→ **ACTION ITEM**:
Every line in the data below that has the word "width" should be returned.

→ **LISTED ENTRIES**:
—————
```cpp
int gslic_abi_version(void);
const char* gslic_last_error(void);

int gslic_set_math_mode(int32_t strict);

int gslic_set_binning_mode(int32_t mode);

#define GSLIC_BINNING_PATH_NONE 0
#define GSLIC_BINNING_PATH_RADIX 1
#define GSLIC_BINNING_PATH_ATOMIC 2
int gslic_get_binning_path(uint32_t* sampled_atomics, uint32_t* sampled_instances);

size_t gslic_scratch_round_up(size_t bytes);

size_t gslic_geom_bytes(int32_t P);
size_t gslic_img_bytes(int32_t width, int32_t height);
size_t gslic_binning_bytes(int32_t R, int32_t no_color);
size_t gslic_sample_bytes(int32_t B);
size_t gslic_img_bytes_depth(int32_t width, int32_t height);
size_t gslic_binning_bytes_depth(int32_t R);
size_t gslic_sample_bytes_depth(int32_t B);

#define GSLIC_PROFILE_MAX_KERNELS 48
int gslic_profile_enable(int32_t on);
int gslic_profile_reset(void);
int gslic_profile_collect(void);
int gslic_profile_num_kernels(void);
const char* gslic_profile_kernel_name(int32_t id);
int gslic_profile_get(int32_t id, double* total_ms, int64_t* launches);

int gslic_debug_export(
    const gslic_raster_params* prm, int32_t R, int32_t B,
    const char* geom_buffer, const char* binning_buffer, const char* img_buffer, const char* sample_buffer,
    uint32_t* tiles_touched , float* means2D , float* depths ,
    float* conic_opacity , float* rgb ,
    uint64_t* sorted_keys , uint32_t* point_list , uint32_t* ranges ,
    uint32_t* n_contrib , uint32_t* max_contrib ,
    void* stream);

#ifdef __cplusplus
}
#endif
#endif
```

Baseline: 572.5 views/s.

## Mark dead tail instances in forward render instead of backward bucket kernels

Moves the marking of Gaussian instances beyond each tile's last contributor from the backward bucket kernels into the forward render. When split across bodies, the last finisher is found with a CAS counter packed into the upper bits of max_contrib. Backward buckets past max_contrib now return at once, without loading inst_slot or writing dead flags. This adds a CAS loop and a strided scatter in the forward pass. Packing a counter into max_contrib relies on the value fitting in 30 bits and on the final writer clearing the count. A debug export for inst_slot, dead and hit buffers is also added.

```diff
diff --git a/gaussian-lic_amd/_lib.py b/gaussian-lic_amd/_lib.py
--- a/gaussian-lic_amd/_lib.py
+++ b/gaussian-lic_amd/_lib.py
@@ -62,6 +62,7 @@
     "gslic_geometry_images",
     "gslic_exposure_partials_count", "gslic_exposure_apply", "gslic_exposure_backward",
     "gslic_keyframe_decode", "gslic_keyframe_encode",
+    "gslic_debug_export_flags",
 ]
 
 _lib = None
@@ -159,6 +160,7 @@
     six_ptrs = ctypes.POINTER(vp)
     L.gslic_densify_emit.argtypes = [i32, i32, vp, i32, six_ptrs, six_ptrs, six_ptrs, vp, f32, u32, vp]
     L.gslic_debug_export.argtypes = [ctypes.POINTER(RasterParams), i32, i32] + [vp] * 4 + [vp] * 10 + [vp]
+    L.gslic_debug_export_flags.argtypes = [ctypes.POINTER(RasterParams), i32, i32] + [vp] * 2 + [vp] * 3 + [vp]
     L.gslic_loss_partials_count.restype = ctypes.c_int64
     L.gslic_loss_partials_count.argtypes = [i32, i32, i32, i32]
     L.gslic_l1_ssim_loss_forward.argtypes = [i32, i32, i32, i32, f32, f32] + [vp] * 7 + [vp]
diff --git a/gaussian-lic_amd/csrc/api.hip b/gaussian-lic_amd/csrc/api.hip
--- a/gaussian-lic_amd/csrc/api.hip
+++ b/gaussian-lic_amd/csrc/api.hip
@@ -582,6 +582,7 @@
     ra.bucket_to_tile = smp.bucket_to_tile; ra.ckpt = smp.ckpt; ra.hit = smp.hit; ra.pix_final = img.pix_final; ra.max_contrib = img.max_contrib;
     ra.out_color = c.out_color; ra.out_final_T = c.out_final_T; ra.capB = B; ra.status = geom.flags; ra.tail4_from = T;
     ra.out_depth = depth ? c.out_depth : nullptr; ra.ckpt_depth = smp.ckpt_depth; ra.pix_depth = img.pix_depth;
+    ra.inst_slot = bin.inst_slot(); ra.dead = bin.dead;
     GS_TRY(launch_render_fwd(ra, s));
     note_depth(geom.flags, depth);
     DEBUG_SYNC(prm, s);
@@ -1780,3 +1781,19 @@
     }
     return GSLIC_OK;
 }
+
+extern "C" int gslic_debug_export_flags(const gslic_raster_params* prm, int32_t R, int32_t B, const char* binning_buffer, const char* sample_buffer,
+                                        uint32_t* inst_slot, uint8_t* dead, uint64_t* hit, void* stream)
+{
+    GS_TRY(check_params(prm));
+    hipStream_t s = (hipStream_t)stream;
+    int gx, gy;
+    const int T = tile_grid(prm->width, prm->height, gx, gy);
+    if (prm->P == 0 || prm->no_color) return GSLIC_OK;
+    BinningState bin = BinningState::carve(align256(const_cast<char*>(binning_buffer)), (size_t)R, sort_end_bit(T), false, nullptr);
+    SampleState smp = SampleState::carve(align256(const_cast<char*>(sample_buffer)), (size_t)B, nullptr, false);
+    if (R > 0 && inst_slot) GS_HIP(hipMemcpyAsync(inst_slot, bin.inst_slot(), (size_t)R * sizeof(uint32_t), hipMemcpyDeviceToDevice, s));
+    if (R > 0 && dead) GS_HIP(hipMemcpyAsync(dead, bin.dead, (size_t)R, hipMemcpyDeviceToDevice, s));
+    if (B > 0 && hit) GS_HIP(hipMemcpyAsync(hit, smp.hit, (size_t)B * GS_TILE_PIX * sizeof(uint64_t), hipMemcpyDeviceToDevice, s));
+    return GSLIC_OK;
+}
diff --git a/gaussian-lic_amd/csrc/kernels.h b/gaussian-lic_amd/csrc/kernels.h
--- a/gaussian-lic_amd/csrc/kernels.h
+++ b/gaussian-lic_amd/csrc/kernels.h
@@ -53,6 +53,8 @@
     float* out_depth;
     float* ckpt_depth;
     float* pix_depth;
+    const uint32_t* inst_slot;
+    uint8_t* dead;
 };
 int launch_render_fwd(const RenderFwdArgs& a, hipStream_t s);
 
diff --git a/gaussian-lic_amd/csrc/render.hip b/gaussian-lic_amd/csrc/render.hip
--- a/gaussian-lic_amd/csrc/render.hip
+++ b/gaussian-lic_amd/csrc/render.hip
@@ -172,14 +172,10 @@
     const uint32_t n = range.y - range.x;
     const uint32_t bbm = (tile == 0) ? 0u : a.bucket_offsets[tile - 1];
     const uint32_t bstart = (bucket - bbm) * GS_BUCKET;
+    if (bstart >= a.max_contrib[tile]) return;
     const uint32_t kit = bstart + (uint32_t)lane;
     const bool valid = kit < n;
     const uint32_t slot = valid ? a.inst_slot[range.x + kit] : 0u;
-
-    if (bstart >= a.max_contrib[tile]) {
-        if (valid) a.dead[slot] = 1;
-        return;
-    }
 
     const int tx0 = (int)(tile % (uint32_t)a.gx) * GS_TILE, ty0 = (int)(tile / (uint32_t)a.gx) * GS_TILE;
     const size_t plane = (size_t)a.H * a.W;
diff --git a/gaussian-lic_amd/csrc/render_bwd_scan.hip b/gaussian-lic_amd/csrc/render_bwd_scan.hip
--- a/gaussian-lic_amd/csrc/render_bwd_scan.hip
+++ b/gaussian-lic_amd/csrc/render_bwd_scan.hip
@@ -225,13 +225,10 @@
     const uint32_t n = range.y - range.x;
     const uint32_t bbm = (tile == 0) ? 0u : a.bucket_offsets[tile - 1];
     const uint32_t bstart = (bucket - bbm) * GS_BUCKET;
+    if (bstart >= a.max_contrib[tile]) return;
     const uint32_t kit = bstart + (uint32_t)lane;
     const bool valid = kit < n;
     const uint32_t slot = valid ? a.inst_slot[range.x + kit] : 0u;
-    if (bstart >= a.max_contrib[tile]) {
-        if (valid && !((GS_SCAN_SKIP & 8) && a.T > -1)) a.dead[slot] = 1;
-        return;
-    }
     const int tx0 = (int)(tile % (uint32_t)a.gx) * GS_TILE, ty0 = (int)(tile / (uint32_t)a.gx) * GS_TILE;
     const size_t plane = (size_t)a.H * a.W;
 
diff --git a/gaussian-lic_amd/csrc/render_fwd_body.inc b/gaussian-lic_amd/csrc/render_fwd_body.inc
--- a/gaussian-lic_amd/csrc/render_fwd_body.inc
+++ b/gaussian-lic_amd/csrc/render_fwd_body.inc
@@ -218,9 +218,34 @@
             const uint32_t o = (uint32_t)__shfl_xor((int)mymax, d, 64);
             mymax = o > mymax ? o : mymax;
         }
-        if (lane == 0) {
-            if constexpr (GS_BODY_SPLIT == 1) a.max_contrib[tile] = mymax;
-            else atomicMax(a.max_contrib + tile, mymax);
+        bool flagger = fits;
+        uint32_t mc = mymax;
+        if constexpr (GS_BODY_SPLIT == 1) {
+            if (lane == 0) a.max_contrib[tile] = mymax;
+        } else {
+            uint32_t done = 0u;
+            if (lane == 0) {
+                uint32_t old = 0u;
+                for (;;) {
+                    const uint32_t cnt = (old >> 30) + 1u, run = old & 0x3fffffffu, mx = run > mymax ? run : mymax;
+                    const uint32_t seen = atomicCAS(a.max_contrib + tile, old, cnt == (uint32_t)GS_BODY_SPLIT ? mx : ((cnt << 30) | mx));
+                    if (seen == old) { done = cnt == (uint32_t)GS_BODY_SPLIT ? 1u : 0u; mc = mx; break; }
+                    old = seen;
+                }
+            }
+            flagger = fits && __builtin_amdgcn_readfirstlane((int)done) != 0;
+            mc = (uint32_t)__builtin_amdgcn_readfirstlane((int)mc);
+        }
+        if (flagger && a.dead != nullptr) {
+            const uint32_t un = (uint32_t)n;
+            for (uint32_t p = ((mc + (uint32_t)(GS_BUCKET - 1)) & ~(uint32_t)(GS_BUCKET - 1)) + (uint32_t)lane; p < un; p += 4u * 64u) {
+                uint32_t sl[4];
+#pragma unroll
+                for (int k = 0; k < 4; k++) sl[k] = p + 64u * k < un ? a.inst_slot[range.x + p + 64u * k] : 0xffffffffu;
+#pragma unroll
+                for (int k = 0; k < 4; k++)
+                    if (sl[k] != 0xffffffffu) a.dead[sl[k]] = 1;
+            }
         }
     }
 }
diff --git a/gaussian-lic_amd/rasterizer.py b/gaussian-lic_amd/rasterizer.py
--- a/gaussian-lic_amd/rasterizer.py
+++ b/gaussian-lic_amd/rasterizer.py
@@ -539,6 +539,21 @@
     bp = lambda t: ctypes.c_void_p(t.data_ptr()) if t.numel() else None
     _lib.check(L.gslic_debug_export(ctypes.byref(prm), int(R), int(B), bp(geom), bp(binning), bp(img), bp(sample), *args,
                                     _lib.current_stream_ptr()))
+    mk2 = dict(inst_slot=lambda: torch.zeros(max(R, 1), dtype=torch.int32, device=dev),
+               dead=lambda: torch.zeros(max(R, 1), dtype=torch.uint8, device=dev),
+               hit=lambda: torch.zeros(max(B, 1), 256, dtype=torch.int64, device=dev))
+    if any(k in what for k in mk2):
+        args2 = []
+        for k in mk2:
+            if k in what:
+                out[k] = mk2[k]()
+                args2.append(ctypes.c_void_p(out[k].data_ptr()))
+            else:
+                args2.append(None)
+        _lib.check(L.gslic_debug_export_flags(ctypes.byref(prm), int(R), int(B), bp(binning), bp(sample), *args2, _lib.current_stream_ptr()))
+        for k, n in (("inst_slot", R), ("dead", R), ("hit", B)):
+            if k in out:
+                out[k] = out[k][:n]
     torch.cuda.synchronize()
     for k in ("sorted_keys", "point_list"):
         if k in out:
diff --git a/include/gslic_hip.h b/include/gslic_hip.h
--- a/include/gslic_hip.h
+++ b/include/gslic_hip.h
@@ -476,6 +476,9 @@
     uint64_t* sorted_keys , uint32_t* point_list , uint32_t* ranges ,
     uint32_t* n_contrib , uint32_t* max_contrib ,
     void* stream);
+int gslic_debug_export_flags(
+    const gslic_raster_params* prm, int32_t R, int32_t B, const char* binning_buffer, const char* sample_buffer,
+    uint32_t* inst_slot , uint8_t* dead , uint64_t* hit , void* stream);
 
 #ifdef __cplusplus
 }
```

New measurement: 571.5 views/s. No clear change (-0.2%).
—————
→ **OUTPUT FOR THIS EXERCISE**:
size_t gslic_img_bytes(int32_t width, int32_t height);
size_t gslic_img_bytes_depth(int32_t width, int32_t height);
+    const int T = tile_grid(prm->width, prm->height, gx, gy);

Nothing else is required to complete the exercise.